---- RECORDS FOR THIS EXERCISE

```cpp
int pnp_run(fvo_ctx* ctx, const float* P3, const float* p2, const int32_t* npts, int batch, int cap, const double* K,
            const double* dist, float reproj, double conf, int iters, double* rvec, double* tvec, double* T,
            int32_t* status, uint8_t* inliers, hipStream_t s) {
  Cam c{K[0], K[4], K[2], K[5], {dist[0], dist[1], dist[2], dist[3], dist[4]}};
  const float thr2 = (float)((double)reproj * reproj);
  const int maxIters = iters;
  PnpState* st = (PnpState*)ctx->pnp_state;
  const int first = std::min(maxIters, PNP_FIRST);
  auto hyp = [&](const int32_t* plan, dim3 gs, dim3 ga, dim3 gb, int lo, int hi) {
    hipLaunchKernelGGL(k_pnp_setup, gs, dim3(64), 144 * 64 * sizeof(double), s, P3, p2, cap, c, maxIters, batch, plan,
                       ctx->rs_table, ctx->rs_table_iters, st, ctx->pnp_ws);
    hipLaunchKernelGGL(k_pnp_hyp_a, ga, dim3(64), 0, s, maxIters, batch, plan, st, ctx->pnp_ws);
    hipLaunchKernelGGL(k_pnp_hyp_b, gb, dim3(64), 0, s, P3, p2, cap, c, thr2, maxIters, batch, plan, st, ctx->pnp_ws,
                       ctx->pnp_models, ctx->pnp_good);
    hipLaunchKernelGGL(k_pnp_replay, dim3(batch), dim3(64), 0, s, maxIters, lo, hi, conf, ctx->pnp_good, st);
  };
  FVO_TIMED(ctx, KN_PNP, s, {
    hipLaunchKernelGGL(k_pnp_subsets, dim3((batch + 63) / 64), dim3(64), 0, s, npts, batch, cap, maxIters, st);
    hyp(nullptr, dim3((first + PNP_CS - 1) / PNP_CS, batch), dim3((first + PNP_CA - 1) / PNP_CA, batch),
        dim3((first + PNP_CB - 1) / PNP_CB, batch), 0, first);
    if (maxIters > first) {
      hipLaunchKernelGGL(k_pnp_plan, dim3(1), dim3(64), 0, s, batch, maxIters, st, ctx->pnp_plan);
      const int gs = batch * ((PNP_FIRST + PNP_CS - 1) / PNP_CS), ga = batch * ((PNP_FIRST + PNP_CA - 1) / PNP_CA),
                gb = batch * ((PNP_FIRST + PNP_CB - 1) / PNP_CB);
      hyp(ctx->pnp_plan, dim3(gs), dim3(ga), dim3(gb), first, maxIters);
    }
    hipLaunchKernelGGL(k_pnp_refine, dim3(batch), dim3(64), 0, s, P3, p2, cap, c, thr2, maxIters, st,
                       ctx->pnp_models, rvec, tvec, T, status, inliers, ctx->pnp_sub, ctx->pnp_hyp, ctx->pnp_pts);
  });
  FVO_LAUNCH_CHECK(ctx);
  return 0;
}
```

Before: 6000 frames/s.

## Fuse PnP setup into null-space kernel and fold plan, init and replay into neighbours

Measured after the change: 6033 frames/s, median of 6. No clear change (+0.6%).

```diff
diff --git a/forest-slam_amd/csrc/fvo_internal.h b/forest-slam_amd/csrc/fvo_internal.h
--- a/forest-slam_amd/csrc/fvo_internal.h
+++ b/forest-slam_amd/csrc/fvo_internal.h
@@ -108,7 +108,6 @@
   int32_t* pnp_good = nullptr;
   void* pnp_state = nullptr;
   float* pnp_pts = nullptr;
-  int32_t* pnp_plan = nullptr;
   int32_t pnp_max_iters = 0;
   uint8_t* fast_rec = nullptr;
   void* ba_ws = nullptr;
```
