__global__ __launch_bounds__(RENDER_RAYS) DSR_NO_PK_F32 void k_sample_emit(const RenderChunk* __restrict__ chunks,
                                                             const ObjDesc* __restrict__ desc, ObjState* st,
                                                             const float* __restrict__ rays_all, int M, int ra,
                                                             int rb, float4* __restrict__ cand,
                                                             const int* __restrict__ rwin,
                                                             const int* __restrict__ sc, ChunkTiles T) {
  if (T.och && (int)blockIdx.x == (int)gridDim.x - 1) {
    chunk_tiles_fwd(T, desc, st, sc, 2, ra == 0 ? sc + 1 : nullptr);
    return;
  }
  const RenderChunk ch = chunks[blockIdx.x];
  ObjState& S = st[ch.obj];
  if (S.status != ST_RUNNING) return;
  const ObjDesc d = desc[ch.obj];
  __shared__ int wsum[RENDER_RAYS / 64];
  __shared__ SampleLds L;
  const int tid = threadIdx.x, lane = tid & 63, wv = tid >> 6;
  stage_samples(L, S, M, tid);
  const bool last = (int)blockIdx.x == ch.first + ch.n - 1;
  const int base = block_chunk_sum(sc, 2, ch.first, blockIdx.x);
  const int nin = (last && ra == 0) ? block_chunk_sum(sc + 1, 2, ch.first, blockIdx.x + 1) : 0;
  const int ray = ch.ray0 + tid;
  int cnt = 0, j0 = -1;
  float3 rv = make_float3(0.f, 0.f, 0.f);
  if (ray < d.n_rays) {
    const int w = rwin[d.ray_off + ray];
    cnt = w & 255;
    j0 = (w >> 8) - 1;
    if (cnt > 0) {
      const float* rp = rays_all + (size_t)(d.ray_off + ray) * 3;
      rv = make_float3(rp[0], rp[1], rp[2]);
    }
  }
  const int inc = wave_incl_scan(cnt, lane);
  if (lane == 63) wsum[wv] = inc;
  __syncthreads();
  int off = d.cand_off + base + inc - cnt;
  for (int k = 0; k < wv; ++k) off += wsum[k];
  if (cnt > 0 && j0 >= 0) {
    for (int k = ra; k < ra + cnt; ++k) {
      const float3 x = ray_sample(rv, L, j0 + k);
      cand[off++] = make_float4(x.x, x.y, x.z, __int_as_float(ray * M + j0 + k));
    }
  } else if (cnt > 0) {
    int rank = 0;
    for (int j = 0; j < M && rank < rb; ++j) {
      const float3 x = ray_sample(rv, L, j);
      const float nrm = sqrtf((x.x * x.x + x.y * x.y) + x.z * x.z);
      if (!(nrm < 1.0f)) continue;
      if (rank >= ra) cand[off++] = make_float4(x.x, x.y, x.z, __int_as_float(ray * M + j));
      ++rank;
    }
  }
  if (tid == 0 && last) {
    int t = base;
    for (int k = 0; k < RENDER_RAYS / 64; ++k) t += wsum[k];
    S.n_emit = t;
    S.n_eval += t;
    if (ra == 0) {
      S.n_valid = nin;
      if (nin < 10) {
        S.status = ST_FAIL;
        S.fail_reason = DSR_FAIL_RENDER_FEW;
      }
    }
  }
}
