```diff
diff --git a/cornell_moe_amd/csrc/kg_state.hip b/cornell_moe_amd/csrc/kg_state.hip
--- a/cornell_moe_amd/csrc/kg_state.hip
+++ b/cornell_moe_amd/csrc/kg_state.hip
@@ -308,7 +308,9 @@
     const int idx = blockIdx.x, e = blockIdx.y, tid = threadIdx.x;
     const int m = P.m, qd = P.q * P.d;
     const int tri = m * (m + 1) / 2;
-    {
+    if (P.zc_part == nullptr) {
+      if (tid < m * m) zcs[tid] = P.zc_direct[(long)e * P.out_stride + tid];
+    } else {
       const int gs = P.zc_gs, per_block = 256 / gs;
       for (int base = 0; base < m * m; base += per_block) {
         const int oo = base + tid / gs, g = tid % gs;
@@ -393,7 +395,7 @@
 }
 
 void launch_kg_finish(const KgFinishParams& P, double* Y, hipStream_t s) {
-  if (P.zc_part != nullptr) {
+  if (P.zc_part != nullptr || P.zc_direct != nullptr) {
     launch_kernel_ens<kg_finish_small_kernel_body, 256>(kg_finish_small_kernel, dim3(P.q * P.d, P.E), dim3(256), 0, s, P);
   } else {
     const size_t shm = sizeof(double) * (size_t)P.m * (P.m + 1);
diff --git a/cornell_moe_amd/csrc/kg_state.hpp b/cornell_moe_amd/csrc/kg_state.hpp
--- a/cornell_moe_amd/csrc/kg_state.hpp
+++ b/cornell_moe_amd/csrc/kg_state.hpp
@@ -43,6 +43,7 @@
   int dir_slices;
   const double* zc_part;
   int zc_chunks, zc_gs;
+  const double* zc_direct;
   const double* best_value;
   int num_local, rec_bp;
 };
```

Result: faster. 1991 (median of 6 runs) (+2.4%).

--------

=== ASSIGNMENT ===
Return from the data every line that holds "maxIters".

=== RESPONSE AREA ===
  const int maxIters = iters;
  const int first = std::min(maxIters, PNP_FIRST);
    hipLaunchKernelGGL(k_pnp_setup, gs, dim3(64), 144 * 64 * sizeof(double), s, P3, p2, cap, c, maxIters, batch, plan,
    hipLaunchKernelGGL(k_pnp_hyp_a, ga, dim3(64), 0, s, maxIters, batch, plan, st, ctx->pnp_ws);
    hipLaunchKernelGGL(k_pnp_hyp_b, gb, dim3(64), 0, s, P3, p2, cap, c, thr2, maxIters, batch, plan, st, ctx->pnp_ws,
    hipLaunchKernelGGL(k_pnp_replay, dim3(batch), dim3(64), 0, s, maxIters, lo, hi, conf, ctx->pnp_good, st);
    hipLaunchKernelGGL(k_pnp_subsets, dim3((batch + 63) / 64), dim3(64), 0, s, npts, batch, cap, maxIters, st);
    if (maxIters > first) {
      hipLaunchKernelGGL(k_pnp_plan, dim3(1), dim3(64), 0, s, batch, maxIters, st, ctx->pnp_plan);
      hyp(ctx->pnp_plan, dim3(gs), dim3(ga), dim3(gb), first, maxIters);
    hipLaunchKernelGGL(k_pnp_refine, dim3(batch), dim3(64), 0, s, P3, p2, cap, c, thr2, maxIters, st,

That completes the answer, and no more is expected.